§ SUPPLIED ENTRIES

= Beginning of Section =

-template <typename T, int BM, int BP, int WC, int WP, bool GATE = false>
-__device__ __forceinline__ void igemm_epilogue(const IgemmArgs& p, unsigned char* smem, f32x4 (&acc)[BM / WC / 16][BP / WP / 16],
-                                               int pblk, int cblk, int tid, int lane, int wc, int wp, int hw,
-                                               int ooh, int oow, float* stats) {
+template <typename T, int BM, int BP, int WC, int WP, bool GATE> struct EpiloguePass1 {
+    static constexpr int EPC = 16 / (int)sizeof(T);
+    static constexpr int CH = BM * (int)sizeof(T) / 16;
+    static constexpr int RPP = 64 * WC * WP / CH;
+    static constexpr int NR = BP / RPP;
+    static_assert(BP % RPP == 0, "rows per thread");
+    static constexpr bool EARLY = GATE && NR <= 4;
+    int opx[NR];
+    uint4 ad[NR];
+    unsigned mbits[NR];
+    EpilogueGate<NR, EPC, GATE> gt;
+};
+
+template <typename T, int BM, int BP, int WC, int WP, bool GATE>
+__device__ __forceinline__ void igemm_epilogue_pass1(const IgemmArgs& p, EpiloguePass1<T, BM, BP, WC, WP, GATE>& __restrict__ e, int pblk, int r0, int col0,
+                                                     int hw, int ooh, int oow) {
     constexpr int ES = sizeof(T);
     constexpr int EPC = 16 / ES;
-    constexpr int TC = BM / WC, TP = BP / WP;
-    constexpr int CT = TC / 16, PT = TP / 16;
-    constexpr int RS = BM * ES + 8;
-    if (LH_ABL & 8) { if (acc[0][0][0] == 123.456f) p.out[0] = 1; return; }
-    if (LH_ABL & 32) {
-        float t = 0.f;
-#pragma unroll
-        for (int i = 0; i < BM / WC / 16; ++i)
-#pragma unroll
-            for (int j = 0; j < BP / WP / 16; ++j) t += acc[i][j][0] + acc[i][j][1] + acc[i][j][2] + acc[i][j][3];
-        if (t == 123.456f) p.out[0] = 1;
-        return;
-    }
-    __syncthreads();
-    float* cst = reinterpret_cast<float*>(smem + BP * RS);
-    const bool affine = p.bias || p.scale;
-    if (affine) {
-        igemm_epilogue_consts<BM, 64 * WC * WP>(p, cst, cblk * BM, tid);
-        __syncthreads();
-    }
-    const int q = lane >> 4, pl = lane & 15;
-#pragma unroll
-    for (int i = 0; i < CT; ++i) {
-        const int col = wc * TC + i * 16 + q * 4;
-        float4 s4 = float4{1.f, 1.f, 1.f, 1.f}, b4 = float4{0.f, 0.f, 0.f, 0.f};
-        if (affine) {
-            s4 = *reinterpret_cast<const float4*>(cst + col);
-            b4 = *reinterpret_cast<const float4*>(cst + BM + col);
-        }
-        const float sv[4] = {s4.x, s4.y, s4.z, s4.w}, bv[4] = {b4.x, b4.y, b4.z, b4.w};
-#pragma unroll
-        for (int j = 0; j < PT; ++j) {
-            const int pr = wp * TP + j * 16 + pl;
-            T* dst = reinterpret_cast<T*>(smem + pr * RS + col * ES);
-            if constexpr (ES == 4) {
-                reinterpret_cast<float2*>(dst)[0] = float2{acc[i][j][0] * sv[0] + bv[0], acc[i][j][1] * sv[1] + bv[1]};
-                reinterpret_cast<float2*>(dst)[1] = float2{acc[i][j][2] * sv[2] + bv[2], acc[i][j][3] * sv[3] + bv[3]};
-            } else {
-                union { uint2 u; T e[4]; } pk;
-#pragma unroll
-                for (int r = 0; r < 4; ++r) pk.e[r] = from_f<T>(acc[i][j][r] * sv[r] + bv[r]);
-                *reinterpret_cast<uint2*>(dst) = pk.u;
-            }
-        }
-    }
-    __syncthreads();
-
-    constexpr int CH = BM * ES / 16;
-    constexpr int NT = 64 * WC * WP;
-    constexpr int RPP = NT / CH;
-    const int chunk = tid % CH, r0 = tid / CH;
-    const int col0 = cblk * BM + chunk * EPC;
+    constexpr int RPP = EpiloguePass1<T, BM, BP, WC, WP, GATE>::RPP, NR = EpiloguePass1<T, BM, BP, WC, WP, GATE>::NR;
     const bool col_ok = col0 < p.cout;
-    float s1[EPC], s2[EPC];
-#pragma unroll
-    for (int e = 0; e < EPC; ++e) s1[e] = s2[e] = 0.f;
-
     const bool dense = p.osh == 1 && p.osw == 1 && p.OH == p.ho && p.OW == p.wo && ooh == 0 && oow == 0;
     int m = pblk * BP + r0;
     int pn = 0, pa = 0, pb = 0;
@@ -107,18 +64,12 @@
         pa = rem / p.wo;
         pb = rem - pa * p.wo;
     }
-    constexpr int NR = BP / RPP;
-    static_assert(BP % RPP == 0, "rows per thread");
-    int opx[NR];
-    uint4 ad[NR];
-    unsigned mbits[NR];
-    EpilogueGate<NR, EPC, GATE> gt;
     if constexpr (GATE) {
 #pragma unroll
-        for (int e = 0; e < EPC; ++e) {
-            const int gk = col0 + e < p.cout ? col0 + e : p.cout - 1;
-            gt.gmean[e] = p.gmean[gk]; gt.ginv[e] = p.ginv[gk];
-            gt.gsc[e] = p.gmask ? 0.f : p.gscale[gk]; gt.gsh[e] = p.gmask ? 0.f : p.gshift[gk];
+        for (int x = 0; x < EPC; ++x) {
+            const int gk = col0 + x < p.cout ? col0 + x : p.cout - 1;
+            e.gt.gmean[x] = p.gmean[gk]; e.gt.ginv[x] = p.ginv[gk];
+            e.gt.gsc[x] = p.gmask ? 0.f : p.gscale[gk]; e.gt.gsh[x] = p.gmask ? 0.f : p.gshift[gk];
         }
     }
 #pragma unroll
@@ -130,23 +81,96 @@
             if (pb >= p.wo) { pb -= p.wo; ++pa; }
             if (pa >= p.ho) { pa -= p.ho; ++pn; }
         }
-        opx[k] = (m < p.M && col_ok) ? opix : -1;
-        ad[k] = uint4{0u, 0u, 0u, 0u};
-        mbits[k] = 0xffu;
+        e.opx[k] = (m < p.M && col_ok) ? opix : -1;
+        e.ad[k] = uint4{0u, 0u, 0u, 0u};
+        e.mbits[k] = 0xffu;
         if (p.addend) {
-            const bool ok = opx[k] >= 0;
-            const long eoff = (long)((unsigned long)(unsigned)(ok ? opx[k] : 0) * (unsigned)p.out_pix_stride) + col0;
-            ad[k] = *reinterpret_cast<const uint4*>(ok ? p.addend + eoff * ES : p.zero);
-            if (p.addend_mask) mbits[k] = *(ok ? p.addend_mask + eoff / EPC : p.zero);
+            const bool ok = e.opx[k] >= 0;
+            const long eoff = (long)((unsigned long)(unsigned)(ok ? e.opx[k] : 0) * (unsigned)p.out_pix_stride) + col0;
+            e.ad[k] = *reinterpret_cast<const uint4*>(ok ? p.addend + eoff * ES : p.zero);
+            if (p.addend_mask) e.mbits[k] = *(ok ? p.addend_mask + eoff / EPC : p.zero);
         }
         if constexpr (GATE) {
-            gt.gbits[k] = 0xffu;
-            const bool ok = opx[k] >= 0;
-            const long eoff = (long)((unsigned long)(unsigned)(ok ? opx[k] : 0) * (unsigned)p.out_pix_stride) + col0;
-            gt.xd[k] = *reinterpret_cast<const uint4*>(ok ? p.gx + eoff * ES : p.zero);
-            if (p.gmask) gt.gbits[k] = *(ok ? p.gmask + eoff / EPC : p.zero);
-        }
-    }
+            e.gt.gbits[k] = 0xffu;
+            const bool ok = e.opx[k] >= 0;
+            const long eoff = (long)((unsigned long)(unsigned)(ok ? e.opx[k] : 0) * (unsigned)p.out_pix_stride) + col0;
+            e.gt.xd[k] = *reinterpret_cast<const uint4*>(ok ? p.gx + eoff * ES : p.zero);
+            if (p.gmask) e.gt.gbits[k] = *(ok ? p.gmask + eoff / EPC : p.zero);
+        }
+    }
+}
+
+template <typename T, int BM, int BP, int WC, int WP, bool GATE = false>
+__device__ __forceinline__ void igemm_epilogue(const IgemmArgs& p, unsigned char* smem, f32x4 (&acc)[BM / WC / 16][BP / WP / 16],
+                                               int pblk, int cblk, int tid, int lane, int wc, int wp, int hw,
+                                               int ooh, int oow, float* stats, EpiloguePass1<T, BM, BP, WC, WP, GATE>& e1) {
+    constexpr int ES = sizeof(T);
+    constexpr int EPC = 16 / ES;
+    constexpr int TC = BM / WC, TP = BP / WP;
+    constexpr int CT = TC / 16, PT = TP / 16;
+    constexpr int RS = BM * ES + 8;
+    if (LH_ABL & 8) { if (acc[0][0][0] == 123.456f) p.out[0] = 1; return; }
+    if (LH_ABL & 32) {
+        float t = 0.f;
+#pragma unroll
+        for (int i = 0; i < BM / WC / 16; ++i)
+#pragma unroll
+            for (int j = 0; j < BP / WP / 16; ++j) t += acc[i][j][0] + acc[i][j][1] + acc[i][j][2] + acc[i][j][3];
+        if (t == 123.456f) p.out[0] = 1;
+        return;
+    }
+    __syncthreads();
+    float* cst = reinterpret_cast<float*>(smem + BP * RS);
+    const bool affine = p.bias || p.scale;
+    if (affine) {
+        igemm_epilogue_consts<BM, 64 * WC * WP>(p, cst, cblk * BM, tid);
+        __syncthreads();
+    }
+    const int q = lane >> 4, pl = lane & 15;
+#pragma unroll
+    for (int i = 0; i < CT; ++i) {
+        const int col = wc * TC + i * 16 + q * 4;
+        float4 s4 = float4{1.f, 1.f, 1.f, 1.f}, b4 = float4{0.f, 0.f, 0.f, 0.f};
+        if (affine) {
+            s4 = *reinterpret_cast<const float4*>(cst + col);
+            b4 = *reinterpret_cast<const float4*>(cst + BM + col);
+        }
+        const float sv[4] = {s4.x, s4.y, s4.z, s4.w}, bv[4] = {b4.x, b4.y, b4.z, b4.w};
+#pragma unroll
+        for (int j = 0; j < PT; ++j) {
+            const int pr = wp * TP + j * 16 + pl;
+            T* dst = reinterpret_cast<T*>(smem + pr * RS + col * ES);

= End of Section =
= Beginning of Section =

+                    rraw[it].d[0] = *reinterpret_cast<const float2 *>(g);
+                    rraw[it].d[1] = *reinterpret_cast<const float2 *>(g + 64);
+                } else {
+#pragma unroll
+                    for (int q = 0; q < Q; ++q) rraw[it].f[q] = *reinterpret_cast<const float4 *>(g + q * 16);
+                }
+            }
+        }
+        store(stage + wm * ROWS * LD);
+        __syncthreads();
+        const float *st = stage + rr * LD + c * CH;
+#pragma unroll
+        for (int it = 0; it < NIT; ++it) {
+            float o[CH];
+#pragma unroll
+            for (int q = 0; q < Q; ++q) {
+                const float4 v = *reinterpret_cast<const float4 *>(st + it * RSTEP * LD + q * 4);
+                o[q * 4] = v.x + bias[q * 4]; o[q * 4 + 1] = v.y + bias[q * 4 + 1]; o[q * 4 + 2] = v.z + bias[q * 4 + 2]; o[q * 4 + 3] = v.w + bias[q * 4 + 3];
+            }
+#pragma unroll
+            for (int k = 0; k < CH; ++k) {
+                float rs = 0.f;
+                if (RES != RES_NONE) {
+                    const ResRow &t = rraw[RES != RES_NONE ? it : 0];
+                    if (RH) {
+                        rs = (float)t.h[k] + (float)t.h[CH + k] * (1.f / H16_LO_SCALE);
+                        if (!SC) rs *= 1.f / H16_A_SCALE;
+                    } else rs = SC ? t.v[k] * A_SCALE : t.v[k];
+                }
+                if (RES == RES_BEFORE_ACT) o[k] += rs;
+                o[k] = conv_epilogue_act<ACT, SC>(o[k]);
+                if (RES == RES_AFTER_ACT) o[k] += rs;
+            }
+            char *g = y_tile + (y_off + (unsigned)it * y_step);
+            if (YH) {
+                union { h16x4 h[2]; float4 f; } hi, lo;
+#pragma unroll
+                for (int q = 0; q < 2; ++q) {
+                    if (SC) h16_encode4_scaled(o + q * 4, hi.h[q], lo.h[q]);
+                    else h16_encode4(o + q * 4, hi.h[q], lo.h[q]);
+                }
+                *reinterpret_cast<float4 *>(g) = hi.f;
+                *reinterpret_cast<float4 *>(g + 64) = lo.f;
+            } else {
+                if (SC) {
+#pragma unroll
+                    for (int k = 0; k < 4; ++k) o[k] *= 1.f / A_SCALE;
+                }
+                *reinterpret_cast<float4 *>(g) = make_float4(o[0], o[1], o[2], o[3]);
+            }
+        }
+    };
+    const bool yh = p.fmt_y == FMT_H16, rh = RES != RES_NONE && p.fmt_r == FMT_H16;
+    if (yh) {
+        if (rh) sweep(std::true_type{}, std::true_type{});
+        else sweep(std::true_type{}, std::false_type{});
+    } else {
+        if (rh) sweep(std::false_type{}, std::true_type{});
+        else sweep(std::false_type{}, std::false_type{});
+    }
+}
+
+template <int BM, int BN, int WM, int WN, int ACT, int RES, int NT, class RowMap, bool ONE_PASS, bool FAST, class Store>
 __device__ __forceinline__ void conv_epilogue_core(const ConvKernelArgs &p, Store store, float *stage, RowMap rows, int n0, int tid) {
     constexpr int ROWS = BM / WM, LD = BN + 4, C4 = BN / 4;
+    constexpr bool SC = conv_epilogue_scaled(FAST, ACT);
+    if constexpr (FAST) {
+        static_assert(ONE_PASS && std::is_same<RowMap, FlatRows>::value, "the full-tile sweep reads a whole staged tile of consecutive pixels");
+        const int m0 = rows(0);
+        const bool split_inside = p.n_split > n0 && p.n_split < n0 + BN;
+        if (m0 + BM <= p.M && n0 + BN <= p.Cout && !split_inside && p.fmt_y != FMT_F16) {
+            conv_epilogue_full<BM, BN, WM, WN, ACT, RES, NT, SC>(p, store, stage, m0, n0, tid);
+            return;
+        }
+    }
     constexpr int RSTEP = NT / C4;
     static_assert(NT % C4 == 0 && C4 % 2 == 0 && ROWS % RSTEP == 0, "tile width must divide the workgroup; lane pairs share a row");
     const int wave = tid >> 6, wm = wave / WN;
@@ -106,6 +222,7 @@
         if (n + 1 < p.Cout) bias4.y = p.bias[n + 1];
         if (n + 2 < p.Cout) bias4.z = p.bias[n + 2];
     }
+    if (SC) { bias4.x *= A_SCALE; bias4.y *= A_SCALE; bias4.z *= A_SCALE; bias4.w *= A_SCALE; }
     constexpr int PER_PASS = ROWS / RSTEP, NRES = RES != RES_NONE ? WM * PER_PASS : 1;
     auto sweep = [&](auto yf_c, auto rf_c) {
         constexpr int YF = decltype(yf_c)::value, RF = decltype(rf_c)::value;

= End of Section =

§ ASSIGNED TASK
Look in the material above for the line with "m0 = rows(0);" and the line with "-106,6 +222,7 @@", and transcribe exactly those lines and all lines between them, nothing more.

§ EXERCISE RESPONSE
+        const int m0 = rows(0);
+        const bool split_inside = p.n_split > n0 && p.n_split < n0 + BN;
+        if (m0 + BM <= p.M && n0 + BN <= p.Cout && !split_inside && p.fmt_y != FMT_F16) {
+            conv_epilogue_full<BM, BN, WM, WN, ACT, RES, NT, SC>(p, store, stage, m0, n0, tid);
+            return;
+        }
+    }
     constexpr int RSTEP = NT / C4;
     static_assert(NT % C4 == 0 && C4 % 2 == 0 && ROWS % RSTEP == 0, "tile width must divide the workgroup; lane pairs share a row");
     const int wave = tid >> 6, wm = wave / WN;
@@ -106,6 +222,7 @@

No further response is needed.